DATA FOR THIS EXERCISE: Begin

template <int B, bool FULLVIS, bool HS, typename LDS>
__device__ __forceinline__ void evalPhase2Core(const GatherArgs &a, LDS &s, uint32_t pidx, uint32_t b, int i, f3 &sf,
                                               f3 &wb, uint32_t &nDiff, uint32_t &nFail, const float4 *ldsTri) {
  const PhotonCold ph = loadCold(a, pidx);
  const RayReg base = loadRay(s, 0, b);
  const ShiftRel sr = loadShiftRel(s, i, b, base.d);
  RayReg sh;
  sh.d = sr.d;
  sh.eye = sr.eye;
  sh.len = sr.len;
  sh.valid = sr.valid;
  const bool use3D = a.cfg.vol_technique == GVPM_VOL_BRE3D;
  const float r = a.radius, r2 = r * r;
  double tPrime;
  float pdfCam = 1.f;
  f3 rel;
  {
    const d3 wD = tod(ph.pos) - tod(base.o), bdD = tod(base.d);
    const double disk = dot(wD, bdD);
    const f3 perp = tof(wD - bdD * disk);
    tPrime = disk;
    if (use3D) {
      const float deltaT = fsqrt(fmaxf(0.f, r2 - dot(perp, perp)));
      tPrime = (disk - (double)deltaT) + (double)(2.f * deltaT * s.rnd[b]);
      pdfCam = frcp(fmaxf(deltaT * 2.f, 0.0001f));
    }
    rel = perp + base.d * (float)(disk - tPrime);
  }
  const float rr = a.cfg.path_set ? 2.f : 1.f;
  const float kernelVol = use3D ? (4.0f / 3.0f) * 3.14159265358979323846f * r2 * r : 3.14159265358979323846f * r2;
  const float scale = rr * frcp(kernelVol * pdfCam);
  f3 trT;
  float dummy;
  mediumEval(a.med, (float)tPrime - a.cfg.epsilon, trT, dummy);
  const f3 sigS = mk3(a.med.sigmaS[0], a.med.sigmaS[1], a.med.sigmaS[2]);
  const f3 bc = (sigS * ph.flux) * (trT.x * phaseEval(a.med.g, ph.wi, -base.d) * scale) * base.eye;

  const f3 basePt = base.o + base.d * (float)tPrime;
  const f3 dS = sr.ro + sr.rd * (float)tPrime;
  uint32_t amb = 0u;
  if (!(HS && GVPM_PF_SHIFT_TYPE(ph.bits) == 3u)) {
    const f3 y = rel - dS;
    const float y2 = dot(y, y), tPf = (float)tPrime;
    amb = branchAmbiguous(a, y2, r2, tPf, sh.len) ? 2u : 0u;
    const uint32_t stq = GVPM_PF_SHIFT_TYPE(ph.bits);
    const bool nullNow = a.cfg.use_shift_null && y2 < r2 && tPf < sh.len;
    const bool reconnects = sh.valid && !nullNow && sh.len >= tPf && a.cfg.debug_shift != GVPM_SHIFT_NULL && (stq == 1u || stq == 2u);
    if (!amb && !reconnects) amb = 2u;
  }
  f3 offRel = rel;
  if (!use3D) {
    f3 bs, bt, ns, nt;
    coherentFrame(base.d, bs, bt);
    coherentFrame(sh.d, ns, nt);
    offRel = ns * dot(rel, bs) + nt * dot(rel, bt) + sh.d * dot(rel, base.d);
  }
  if (a.cfg.use_shift_null) {
    const f3 bo = dS + offRel;
    const float bo2 = dot(bo, bo);
    amb |= fabsf(bo2 - r2) <= (use3D ? 4e-6f : 2e-5f) * r2 ? 8u : 0u;
    const float cosD2 = bo2 < r2 ? -2.f * dot(dS, offRel) * frcp(dot(dS, dS)) : 0.f;
    offRel = offRel + dS * cosD2;
  }
  float pdfShiftPos = 1.f;
  if (use3D) {
    const f3 op = offRel - sh.d * dot(offRel, sh.d);
    const float deltaO = fsqrt(fmaxf(0.f, r2 - dot(op, op)));
    pdfShiftPos = frcp(fmaxf(2.f * deltaO, 0.0001f));
  }
  if (HS && GVPM_PF_SHIFT_TYPE(ph.bits) == 3u) {
    const f3 shiftPt = basePt + dS;
    if (recordShiftRequest(reqSink(a), a.radius, pidx, a.setPerm[s.setBase + b], i, shiftPt + offRel, basePt, shiftPt, (float)tPrime, trT.x, pdfCam,
                           pdfShiftPos, sr.sMIS, scale, bc, sh.d, sh.eye, s.pix[b])) {
      sf = wb = mk3(0.f);
    } else {
      nFail++;
      sf = mk3(0.f);
      wb = bc;
    }
    return;
  }
  bool ok = false;
  f3 sflux;
  const f3 dProjU = ((basePt + dS) - ph.parentPos) + offRel;
  uint32_t ambVis = 0u;
  float w = shiftDiffuse<FULLVIS>(a, ph, ph.bits, dProjU, sh, base, s.edge[b], trT, pdfCam, pdfShiftPos, sflux, ok, ldsTri,
                                 sr.sMIS, &ambVis);
  if (amb | ambVis) {
    deferNote(a, GVPM_EX_KIND_BRE, a.setPerm[s.setBase + b], pidx, (uint32_t)i, amb | ambVis);
    sf = wb = mk3(0.f);
    return;
  }
  if (ok) nDiff++; else nFail++;
  borderRule(a, s.pix[b], i, w);
  const float ws = w * scale;
  sf = sflux * ws;
  wb = bc * w;
}

template <int B, typename LDS> __device__ __forceinline__ void flushAcc(LDS &s, Acc27 &acc, uint32_t beam) {
#pragma unroll
  for (int k = 0; k < 27; ++k) {
    atomicAdd(&s.acc[k][beam], (double)(acc.v[k]));
    acc.v[k] = 0.f;
  }
}

__device__ __forceinline__ void waveLdsSync() {
  __builtin_amdgcn_fence(__ATOMIC_RELEASE, "wavefront");
  __builtin_amdgcn_wave_barrier();
  __builtin_amdgcn_fence(__ATOMIC_ACQUIRE, "wavefront");
}

#ifndef GVPM_TRAV_WPB
#define GVPM_TRAV_WPB 1
#endif
constexpr int TRAV_WPB = GVPM_TRAV_WPB;
#ifndef GVPM_TRAV_MINW
#define GVPM_TRAV_MINW 5
#endif
#ifndef GVPM_TRAV_OWN_MINW
#define GVPM_TRAV_OWN_MINW 4
#endif
#ifndef GVPM_EVAL_UNIT
#define GVPM_EVAL_UNIT 1280
#endif
#ifndef GVPM_EVAL_UNIT_SMALL
#define GVPM_EVAL_UNIT_SMALL 256
#endif
constexpr uint32_t EVAL_UNIT = GVPM_EVAL_UNIT, EVAL_UNIT_SMALL = GVPM_EVAL_UNIT_SMALL;
struct alignas(16) TravLds {
  float x[STAGE], y[STAGE], z[STAGE];
  uint32_t bits[STAGE];
  uint32_t stageIdx[STAGE];
  float4 cyl[3];
};
typedef float v2f __attribute__((ext_vector_type(2)));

DATA FOR THIS EXERCISE: End

REQUIREMENT: For the listing shown above, count the lines that contain the word "radius" and supply only the result.

REPLY: 2